Basic Intent: D will be liable for the offence (eg, manslaughter) regardless of a missing mental element.


Criticisms were highlighted and discussed as to almost every aspect of the current law. With reference to the separate cases above, these include:

  1. Potential overcriminalisation – particularly where D’s intoxication is involuntary and does not demonstrate a defect of will (as was arguably the case in Kingston).[5]
  2. ‘Special’ intoxication rules may not be necessary – where D becomes intoxicated in order to commit an offence, it may be possible to identify the conduct element of the offence in her act of becoming intoxicated, linking this to the later harms through standard causation principles. The same may be possible where D is reckless as to losing capacity and committing a recklessness-based offence.[6]
  • Voluntary/Involuntary and Dangerous/Non-Dangerous distinctions are problematic – both from legal and neuroscientific perspectives.
  1. It is here that the intoxication rules become most problematic, first because there is no settled distinction between offences of basic/general and specific intent,[7] and second because there is no agreed conceptualisation of how the intoxication rules apply to find liability in the context of basic/general intent offences.
    • The intoxication rules do not apply as a defence, although this is the most common label employed by courts and within codes. Where D commits all elements of an offence (Example I), the rules are irrelevant to liability; they only become relevant as an inculpatory tool for the prosecution where mental fault is otherwise absent (Example IV).[8] Inaccurate labelling here can impact substantive outcomes.[9]
    • Describing the intoxication rules as evidential is also problematic. If this were the case, in the context of basic intent offences, we would need to justify rules of evidence that allow a jury to find the presence of mental fault beyond reasonable doubt despite the court knowing that such fault was absent.[10]
    • Describing the intoxication rules as substantively inculpatory for basic/general intent offences has become more common within academia. However, understood in this way, the rules are difficult to justify. How can we say that a decision to become intoxicated at time 1 (t1), which may be no worse than negligent, is equivalent to missing (subjective) mental fault when causing harms at time 2 (t2)?[11] The current rules therefore risk considerable over-criminalisation and/or inappropriate labelling and punishment.

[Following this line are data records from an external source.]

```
struct StoreBias {
  float* out; long long ld; const float* bias;
  DEVMFN void operator()(int r, int c, float v, int) const { out[(long long)r * ld + c] = v + bias[c]; }
  DEVMFN bool vec4() const { return (ld & 3) == 0 && (((size_t)out | (size_t)bias) & 15) == 0; }
  DEVMFN void row4(int r, int c, f32x4 v, int) const {
    const f32x4 b = *reinterpret_cast<const f32x4*>(bias + c);
    f32x4 o;
    o[0] = v[0] + b[0]; o[1] = v[1] + b[1]; o[2] = v[2] + b[2]; o[3] = v[3] + b[3];
    *reinterpret_cast<f32x4*>(out + (long long)r * ld + c) = o;
  }
};
enum PathCounter {
  PC_FWD_PERSISTENT = 0, PC_BWD_PERSISTENT = 1, PC_WX_FROM_BF16 = 2, PC_DX_FROM_BF16 = 3, PC_DW_FROM_BF16 = 4, PC_FWD_FUSED = 5,
  PC_FWD_FUSED_WX = 6, PC_PEER_EXCHANGE = 7, PC_DW_X_EXTERNAL = 8, PC_BWD_C32 = 9, PC_PACKS_FOLLOW_UPDATE = 10, PC_BWD_X3 = 11,
  PC_REPLICA_CHECK = 12, PC_DW_BIAS_OUT = 13, PC_DW_DX_ONE_LAUNCH = 14, PC_MFMA_NOSAVE = 15, PC_MFMA_FWD = 16, PC_MFMA_BWD = 17,
  PC_MFMA_BWD_DW = 18, PC_INGEST_TAIL = 19, PC_INGEST_TAIL_USED = 20, PC_MFMA_ROUTED = 21 ,
  PC_LINE_NOSAVE = 22, PC_FUSED_NOSAVE = 23, PC_PEER_TWO_PHASE = 24, PC_NORMALIZED = 25, PC_COUNT
};
static long long g_path_count[PC_COUNT];
struct StorePlain {
  float* out; long long ld;
  DEVMFN void operator()(int r, int c, float v, int) const { out[(long long)r * ld + c] = v; }
  DEVMFN bool vec4() const { return (ld & 3) == 0 && ((size_t)out & 15) == 0; }
  DEVMFN void row4(int r, int c, f32x4 v, int) const { *reinterpret_cast<f32x4*>(out + (long long)r * ld + c) = v; }
};
struct StorePartial {
  float* out; int R, Cn;
  DEVMFN void operator()(int r, int c, float v, int z) const { out[((long long)z * R + r) * Cn + c] = v; }
  DEVMFN bool vec4() const { return (Cn & 3) == 0 && ((size_t)out & 15) == 0; }
  DEVMFN void row4(int r, int c, f32x4 v, int z) const {
    *reinterpret_cast<f32x4*>(out + ((long long)z * R + r) * Cn + c) = v;
  }
};
struct StorePartialShift {
  float* out; int R, Cn;
  DEVMFN void operator()(int r, int c, float v, int z) const { out[((long long)z * R + r + 1) * Cn + c] = v; }
  DEVMFN bool vec4() const { return (Cn & 3) == 0 && ((size_t)out & 15) == 0; }
  DEVMFN void row4(int r, int c, f32x4 v, int z) const { *reinterpret_cast<f32x4*>(out + ((long long)z * R + r + 1) * Cn + c) = v; }
};
struct StorePartialRot {
  float* out; int R, Cn;
  DEVMFN void operator()(int r, int c, float v, int z) const { out[((long long)z * R + (r + 1 == R ? 0 : r + 1)) * Cn + c] = v; }
  DEVMFN bool vec4() const { return (Cn & 3) == 0 && ((size_t)out & 15) == 0; }
  DEVMFN void row4(int r, int c, f32x4 v, int z) const {
    *reinterpret_cast<f32x4*>(out + ((long long)z * R + (r + 1 == R ? 0 : r + 1)) * Cn + c) = v;
  }
};
#ifndef GEMM_BK_DW
#define GEMM_BK_DW 16
#endif
static const int kNK4Table[] = {1, 2, 4, 7, 8};
static int pick_nk4(int no) {
  int need = ((no + 3) / 4 + 3) / 4;
  for (int v : kNK4Table)
    if (v >= need) return v;
  return -1;
}
template <int NK4, int KU, bool SAVE = true>
static void launch_fwd(const LstmSeqArgs& a, int bs, int nthreads, hipStream_t s) {
  const size_t smem = (2 * 4 * (size_t)lstm_qstride(NK4) + 4) * sizeof(float);
  CLSTM_LAUNCH((lstm_fwd_kernel<NK4, KU, SAVE>), dim3(bs, a.ndir), dim3(nthreads), smem, s, a);
}
template <int NK4, int KU>
static void launch_bwd(const LstmSeqArgs& a, int bs, int nthreads, hipStream_t s) {
  const size_t smem = (2 * 16 * (size_t)lstm_qstride(NK4) + 4) * sizeof(float);
  CLSTM_LAUNCH((lstm_bwd_kernel<NK4, KU>), dim3(bs, a.ndir), dim3(nthreads), smem, s, a);
}
template <int NK4, int KU, bool SAVE = true>
static void launch_fwd_fused(const FwdFusedKernelArgs& k, unsigned nblk, int nthreads, hipStream_t s) {
  const size_t smem = (2 * 4 * (size_t)lstm_qstride(NK4) + 4) * sizeof(float);
#ifdef CLSTM_HIP_EMU
  CLSTM_LAUNCH_COOP((lstm_fwd_fused_kernel<NK4, KU, SAVE>), dim3(nblk), dim3(nthreads), smem, s, k);
#else
  CLSTM_LAUNCH((lstm_fwd_fused_kernel<NK4, KU, SAVE>), dim3(nblk), dim3(nthreads), smem, s, k);
#endif
}
static bool launch_lstm_fwd_fused(int nk4, int ku, const FwdFusedKernelArgs& k, unsigned nblk, int nthreads, hipStream_t s, bool save = true) {
#define CASE_(N, K) if (nk4 == N && ku == K) { if (save) launch_fwd_fused<N, K>(k, nblk, nthreads, s); else launch_fwd_fused<N, K, false>(k, nblk, nthreads, s); check_launch(); return true; }
  CASE_(7, 25) CASE_(7, 28) CASE_(8, 32)
#undef CASE_
  return false;
}
static int pick_ku(int no, int nk4) { return (nk4 == 7 && (no + 3) / 4 == 25) ? 25 : 4 * nk4; }
static void launch_lstm(bool fwd, int nk4, int ku, LstmSeqArgs a, int bs, int nthreads, hipStream_t s, bool save = true) {
#define CASE_(N, K) if (nk4 == N && ku == K) { \
    if (!fwd) launch_bwd<N, K>(a, bs, nthreads, s); else if (save) launch_fwd<N, K>(a, bs, nthreads, s); else launch_fwd<N, K, false>(a, bs, nthreads, s); \
    check_launch(); return; }
  CASE_(1, 4) CASE_(2, 8) CASE_(4, 16) CASE_(7, 28) CASE_(7, 25) CASE_(8, 32)
#undef CASE_
  throw Error("unsupported nhidden for the register-resident recurrence");
}

template <int NK4, int KU>
static void launch_bwd_dw(const LstmSeqArgs& a, const GemmDwArgs& g, int nrec, unsigned ngemm, int nthreads, hipStream_t s) {
  const size_t smem = (2 * 16 * (size_t)lstm_qstride(NK4) + 4) * sizeof(float);
  if (g.x3 && g.terms >= 3) CLSTM_LAUNCH((lstm_bwd_dw_kernel<NK4, KU, 3>), dim3(nrec + ngemm), dim3(nthreads), smem, s, a, g, nrec);
  else if (g.x3) CLSTM_LAUNCH((lstm_bwd_dw_kernel<NK4, KU, 2>), dim3(nrec + ngemm), dim3(nthreads), smem, s, a, g, nrec);
  else CLSTM_LAUNCH((lstm_bwd_dw_kernel<NK4, KU, 0>), dim3(nrec + ngemm), dim3(nthreads), smem, s, a, g, nrec);
}
static bool launch_lstm_bwd_dw(int nk4, int ku, const LstmSeqArgs& a, const GemmDwArgs& g, int nrec, unsigned ngemm, int nthreads, hipStream_t s) {
#define CASE_(N, K) if (nk4 == N && ku == K) { launch_bwd_dw<N, K>(a, g, nrec, ngemm, nthreads, s); check_launch(); return true; }
  CASE_(7, 25) CASE_(7, 28) CASE_(4, 16) CASE_(8, 32)
#undef CASE_
  return false;
}

static int device_cu_count() {
#ifndef CLSTM_HIP_EMU
  static int n = [] {
    int dev = 0, v = 0;
    if (hipGetDevice(&dev) != hipSuccess) return 0;
    if (hipDeviceGetAttribute(&v, hipDeviceAttributeMultiprocessorCount, dev) != hipSuccess) return 0;
    return v;
  }();
  return n;
#else
  static const int n = getenv("CLSTM_EMU_CUS") ? atoi(getenv("CLSTM_EMU_CUS")) : 16;
  return n;
#endif
}
template <class K>
static void coop_set_smem(K kernel, size_t smem) {
#ifndef CLSTM_HIP_EMU
  HIPCHECK(hipFuncSetAttribute((const void*)kernel, hipFuncAttributeMaxDynamicSharedMemorySize, (int)smem));
#endif
}
struct StepGraphCache {
  bool unsupported = false;
#ifndef CLSTM_HIP_EMU
  struct Entry { std::vector<char> key; int kind; int tmax; hipGraphExec_t exec; };
  std::vector<Entry> entries;
  hipGraphExec_t find(int kind, const std::vector<char>& key, int tmax) {
    for (auto& e : entries)
      if (e.kind == kind && e.tmax == tmax && e.key == key) return e.exec;
    return nullptr;
  }
  void put(int kind, const std::vector<char>& key, int tmax, hipGraphExec_t exec) {
    if (entries.size() >= 16) { (void)hipGraphExecDestroy(entries.front().exec); entries.erase(entries.begin()); }
    entries.push_back(Entry{key, kind, tmax, exec});
  }
  ~StepGraphCache() { for (auto& e : entries) (void)hipGraphExecDestroy(e.exec); }
#endif
};
// ... 329 lines not shown
```

Measured before the change: 226,500.

## Fuse softmax input-gradient GEMM into per-line backward recurrence prologue

Computes the softmax-layer input gradient (Dz times W) for each line inside the backward LSTM kernel, as a prologue that runs before the recurrence. It uses split-bf16 MFMA tiles staged in shared memory. This removes the separate gemm_softmax_dw_dx launch and its round trip to global memory, at the cost of extra serial work at the start of each recurrence block. The path is enabled by default through the xd_prologue option, but only for the top layer when it is not on the MFMA backward path.

```diff
diff --git a/clstm_amd/csrc/dbgopt.h b/clstm_amd/csrc/dbgopt.h
--- a/clstm_amd/csrc/dbgopt.h
+++ b/clstm_amd/csrc/dbgopt.h
@@ -17,6 +17,7 @@
     {"dw_x3", 1},
     {"gemm_x3", 1},
     {"split_terms", 3},
+    {"xd_prologue", 1},
     {"fwd_mfma", 1},
     {"bwd_mfma", 1},
     {"bwd_mfma_fused", 1},
diff --git a/clstm_amd/csrc/gemm_dw.h b/clstm_amd/csrc/gemm_dw.h
--- a/clstm_amd/csrc/gemm_dw.h
+++ b/clstm_amd/csrc/gemm_dw.h
@@ -10,6 +10,13 @@
   int dir;
   int out_z;
   int pad[3];
+};
+
+struct XdArgs {
+  GemmOperand A;
+  GemmOperand B;
+  float* out; int ld;
+  int K;
 };
 
 struct GemmDwArgs {
@@ -38,6 +45,7 @@
   float* xpartial; int xR, xCn; unsigned xgx, xgy;
   int x3;
   int terms;
+  XdArgs xd;
 };
 
 constexpr int DW_PF = 3;
diff --git a/clstm_amd/csrc/lstm_bwd_dw.h b/clstm_amd/csrc/lstm_bwd_dw.h
--- a/clstm_amd/csrc/lstm_bwd_dw.h
+++ b/clstm_amd/csrc/lstm_bwd_dw.h
@@ -1,11 +1,13 @@
 #pragma once
 #include "gemm_dw.h"
 #include "lstm_seq.h"
+#include "lstm_xd_prologue.h"
 
 namespace clstm {
 
 constexpr int DW_FUSED_STAB_ENTRIES = 1024;
 static_assert(DW_FUSED_STAB_ENTRIES >= DW_STAB_MAX, "the items' k-tile table fits");
+static_assert(xd_smem_floats(2) <= dw_img_floats(2) && xd_smem_floats(3) <= dw_img_floats(3), "the recurrence role's x.d prologue stages in the items' carve");
 
 template <int NK4, int KU, int NT>
 __global__ __launch_bounds__(64 * NK4) CLSTM_TWO_WAVES_PER_SIMD void lstm_bwd_dw_kernel(LstmSeqArgs a, GemmDwArgs g, int nrec) {
@@ -16,7 +18,11 @@
 #endif
     const long long t0 = g.trace ? wall_clock() : 0;
     const int bl = (int)blockIdx.x % a.bs;
-    lstm_bwd_body<NK4, KU>(a, a.order ? a.order[bl] : bl, (int)blockIdx.x / a.bs);
+    const int b = a.order ? a.order[bl] : bl, dir = (int)blockIdx.x / a.bs;
+    if constexpr (NT >= 2) {
+      if (g.xd.A.p) xd_prologue<NT, xd_maxu(NK4)>(gsm, g.xd, a.line_off, b, dir, a.no);
+    }
+    lstm_bwd_body<NK4, KU>(a, b, dir);
     if (g.done && threadIdx.x == 0) atomic_add_i32(g.done, 1);
     if (g.trace && threadIdx.x == 0) { g.trace[blockIdx.x * 4] = t0; g.trace[blockIdx.x * 4 + 2] = wall_clock(); }
   } else {
diff --git a/clstm_amd/csrc/lstm_xd_prologue.h b/clstm_amd/csrc/lstm_xd_prologue.h
--- /dev/null
+++ b/clstm_amd/csrc/lstm_xd_prologue.h
@@ -0,0 +1,159 @@
+#pragma once
+#include "gemm_dw.h"
+#include "lstm_seq.h"
+
+namespace clstm {
+
+constexpr int XD_KB = 3;
+constexpr int XD_MAX_K = 32 * XD_KB;
+constexpr int XD_ROWS = 32;
+constexpr int XD_UNITS = XD_ROWS * XD_KB * 4;
+constexpr int XD_RING = 3;
+constexpr int xd_maxu(int nk4) { return nk4 <= 1 ? 6 : nk4 == 2 ? 3 : nk4 <= 7 ? 2 : 1; }
+constexpr int xd_smem_floats(int nt) { return 2 * nt * XD_KB * XD_ROWS * 32 / 2; }
+
+template <int NT, int MAXU>
+DEVFN void xd_prologue(float* smem, const XdArgs& x, const int* line_off, const int b, const int dir, const int no) {
+  static_assert(NT == 2 || NT == 3, "two or three bf16 terms per operand");
+  unsigned short* img = reinterpret_cast<unsigned short*>(smem);
+  const int tid = threadIdx.x, lane = tid & 63, wave = wave_uniform(tid >> 6);
+  const int nthreads = blockDim.x;
+  const int off = line_off[b];
+  const int T = line_off[b + 1] - off;
+  if (T <= 0) return;
+  const int K = x.K;
+  const BufF32 abuf = make_buf(x.A.p + (size_t)off * x.A.ld, (size_t)(x.A.elems - (long long)off * x.A.ld) * 4);
+  const BufF32 bbuf = make_buf(x.B.p, (size_t)x.B.elems * 4);
+  const BufF32 obuf = make_buf(x.out + (size_t)off * x.ld, (size_t)T * x.ld * 4);
+  const int fk = lane >> 4, fi = lane & 15;
+  constexpr int IMG = XD_ROWS * 32;
+  constexpr int BUFH = NT * XD_KB * IMG;
+
+  auto load_round = [&](const int r, f32x4 (&ra)[MAXU][2]) {
+#pragma unroll
+    for (int i = 0; i < MAXU; i++) {
+      if (i * nthreads + (tid & ~63) >= XD_UNITS) break;
+      const int u = i * nthreads + tid;
+      const int row = r * XD_ROWS + u / (XD_KB * 4), ku = u % (XD_KB * 4);
+      const unsigned o = u < XD_UNITS && row < T ? ((unsigned)row * (unsigned)x.A.ld + (unsigned)((ku >> 2) * 32 + (ku & 3) * 8)) * 4u : BUF_OOB_BASE;
+      ra[i][0] = buf_load4(abuf, o);
+      ra[i][1] = buf_load4(abuf, o + 16u);
+    }
+  };
+  auto stage_round = [&](unsigned short* dst, const f32x4 (&ra)[MAXU][2]) {
+#pragma unroll
+    for (int i = 0; i < MAXU; i++) {
+      if (i * nthreads + (tid & ~63) >= XD_UNITS) break;
+      const int u = i * nthreads + tid;
+      if (u < XD_UNITS) {
+        const int row = u / (XD_KB * 4), ku = u % (XD_KB * 4), kb = ku >> 2, kk = (ku & 3) * 8;
+        float v[8];
+#pragma unroll
+        for (int e = 0; e < 8; e++) v[e] = kb * 32 + kk + e < K ? ra[i][e >> 2][e & 3] : 0.0f;
+        const int o = kb * IMG + row * 32 + (((kk >> 3) ^ gb2_sw(row)) << 3);
+#pragma unroll
+        for (int t = 0; t < NT; t++) {
+          const u16x8 h = bf16_pack8(v);
+          *reinterpret_cast<u16x8*>(dst + t * XD_KB * IMG + o) = h;
+          if (t + 1 < NT) {
+#pragma unroll
+            for (int e = 0; e < 8; e++) v[e] -= __builtin_bit_cast(float, (unsigned)h[e] << 16);
+          }
+        }
+      }
+    }
+  };
+
+  f32x4 ring[XD_RING][MAXU][2];
+#pragma unroll
+  for (int p = 0; p < XD_RING; p++) {
+    load_round(p, ring[p]);
+    SCHED_FENCE();
+  }
+
+  const int n = wave * 16 + fi;
+  const bool has_tile = wave * 16 < no;
+  u16x8 bt[XD_KB][NT];
+  if (has_tile) {
+    const unsigned brow = n < no ? (unsigned)(dir * no + n) * (unsigned)x.B.ld * 4u : BUF_OOB_BASE;
+    f32x4 rb[XD_KB][2];
+#pragma unroll
+    for (int kb = 0; kb < XD_KB; kb++) {
+      rb[kb][0] = buf_load4(bbuf, brow + (unsigned)(kb * 32 + fk * 8) * 4u);
+      rb[kb][1] = buf_load4(bbuf, brow + (unsigned)(kb * 32 + fk * 8 + 4) * 4u);
+    }
+#pragma unroll
+    for (int kb = 0; kb < XD_KB; kb++) {
+      float v[8];
+#pragma unroll
+      for (int i = 0; i < 8; i++) v[i] = kb * 32 + fk * 8 + i < K ? rb[kb][i >> 2][i & 3] : 0.0f;
+#pragma unroll
+      for (int t = 0; t < NT; t++) {
+        const u16x8 h = bf16_pack8(v);
+        bt[kb][t] = h;
+        if (t + 1 < NT) {
+#pragma unroll
+          for (int i = 0; i < 8; i++) v[i] -= __builtin_bit_cast(float, (unsigned)h[i] << 16);
+        }
+      }
+    }
+  }
+
+  const int nrounds = (T + XD_ROWS - 1) / XD_ROWS;
+  const int fofs = fi * 32 + ((fk ^ gb2_sw(fi)) << 3);
+  const unsigned ocol = n < no ? (unsigned)(dir * no + n) * 4u : BUF_OOB_BASE;
+  auto round = [&](const int r, f32x4 (&ra)[MAXU][2]) {
+    unsigned short* cur = img + (r & 1) * BUFH;
+    stage_round(cur, ra);
+    wait_lgkmcnt0();
+    wg_barrier();
+    COMPILER_MEMORY_BARRIER();
+    load_round(r + XD_RING, ra);
+    SCHED_FENCE();
+    if (has_tile) {
+      f32x4 acc[2];
+#pragma unroll
+      for (int m = 0; m < 2; m++)
+#pragma unroll
+        for (int q = 0; q < 4; q++) acc[m][q] = 0.0f;
+#pragma unroll
+      for (int kb = 0; kb < XD_KB; kb++) {
+        u16x8 at[NT][2];
+#pragma unroll
+        for (int t = 0; t < NT; t++)
+#pragma unroll
+          for (int m = 0; m < 2; m++) at[t][m] = *reinterpret_cast<const u16x8*>(cur + (t * XD_KB + kb) * IMG + m * 16 * 32 + fofs);
+#pragma unroll
+        for (int w = NT - 1; w >= 0; w--)
+#pragma unroll
+          for (int ta = w; ta >= 0; ta--)
+#pragma unroll
+            for (int m = 0; m < 2; m++) acc[m] = mfma16x16x32_bf16(at[ta][m], bt[kb][w - ta], acc[m]);
+      }
+#pragma unroll
+      for (int m = 0; m < 2; m++)
+#pragma unroll
+        for (int q = 0; q < 4; q++) {
+          const int row = r * XD_ROWS + m * 16 + fk * 4 + q;
+          buf_store(obuf, row < T ? (unsigned)row * (unsigned)x.ld * 4u + ocol : BUF_OOB_BASE, acc[m][q]);
+        }
+    }
+  };
+  for (int r = 0; r < nrounds; r += XD_RING) {
+#pragma unroll
+    for (int p = 0; p < XD_RING; p++)
+      if (r + p < nrounds) round(r + p, ring[p]);
+  }
+  drain_vmem();
+  __syncthreads();
+}
+
+template <int NK4, int KU, int NT>
+__global__ __launch_bounds__(64 * NK4) CLSTM_TWO_WAVES_PER_SIMD void lstm_bwd_xd_kernel(LstmSeqArgs a, XdArgs x) {
+  __shared__ __attribute__((aligned(16))) float xsm[xd_smem_floats(NT)];
+  const int b = a.order ? a.order[blockIdx.x] : (int)blockIdx.x;
+  xd_prologue<NT, xd_maxu(NK4)>(xsm, x, a.line_off, b, (int)blockIdx.y, a.no);
+  lstm_bwd_body<NK4, KU>(a, b, (int)blockIdx.y);
+}
+
+}
diff --git a/clstm_amd/csrc/net.inc b/clstm_amd/csrc/net.inc
--- a/clstm_amd/csrc/net.inc
+++ b/clstm_amd/csrc/net.inc
@@ -610,7 +610,11 @@
     return mfma_bwd_eligible(y) && mode && g.x3 && g.terms >= 3 && (mode >= 2 || bs < 900);
   }
 #endif
-  void launch_bwd_narrow(Layer& y, const LstmSeqArgs& a, hipStream_t s) {
+  void launch_bwd_narrow(Layer& y, const LstmSeqArgs& a, hipStream_t s, const XdArgs* xd = nullptr) {
+    if (xd) {
+      REQUIRE(launch_lstm_bwd_xd(y.nk4, y.pd.ku, a, *xd, split_terms, bs, y.nthreads, s), "internal: no per-line backward instantiation");
+      return;
+    }
 #ifndef CLSTM_HIP_EMU
     if (mfma_bwd_eligible(y)) {
       if (y.no == 64) launch_mfma_bwd_no<64>(y, a, s);
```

Conference Position: It is agreed that the current law is in need of review and reform.


  1. Alternative Approaches

Several alternatives to the current intoxication rules were discussed. These included:

Abolition without replacement: Under this approach D would only be liable for an offence where she acts with both physical and coinciding mental fault. Where mental fault is lacking, even when due to voluntary intoxication, no liability can follow. This accords with basic criminal law principles, but may be perceived as unduly lenient on those who cause serious harms when intoxicated.[12]

Focus on fault at t2: This approach recognises that D does not have subjective mental fault (due to intoxication) when causing the external harms at t2, but asks whether and to what extent those harms nevertheless demonstrate a potentially criminal defect of will.[13] Locating fault at t2 avoids considerably complexities and problems with tracing or substituting fault from t1 (when D becomes intoxicated), but the central role of ‘defect of will’ requires precise elucidation – an elucidation that does not derive from conduct or fault at t1.

Focus on fault at t1: This approach bases potential criminal liability on D’s decision to become intoxicated, foreseeing the risk of future harms, where such harms arise in fact. This includes subjective foresight of future harms, as well as potentially objective foresight (that a ‘reasonable person’ would have foreseen the harms) or a rebuttable presumption of foresight.[14] Focusing on t1 allows us to assess D’s mental fault at a time she is not affected by intoxication, but depending on what fault is required the approach risks over-criminalising (where objective fault substitutes for missing subjective fault) and/or under-criminalising (where D does not have foresight, but later causes considerable harms).

A new intoxication offence: This approach abolishes the current intoxication rules and replaces them with a new offence of voluntary intoxication + harm. The new offence can be designed to target only certain serious intoxicated harms and will allow for more accurate labelling and punishment.[15] However, any new offence must still locate and clarify requirements across t1 and t2, as well as explain a rational (perhaps causal) relationship between them. The offence must also be drafted in a manner that is clear and practical for court application.[16]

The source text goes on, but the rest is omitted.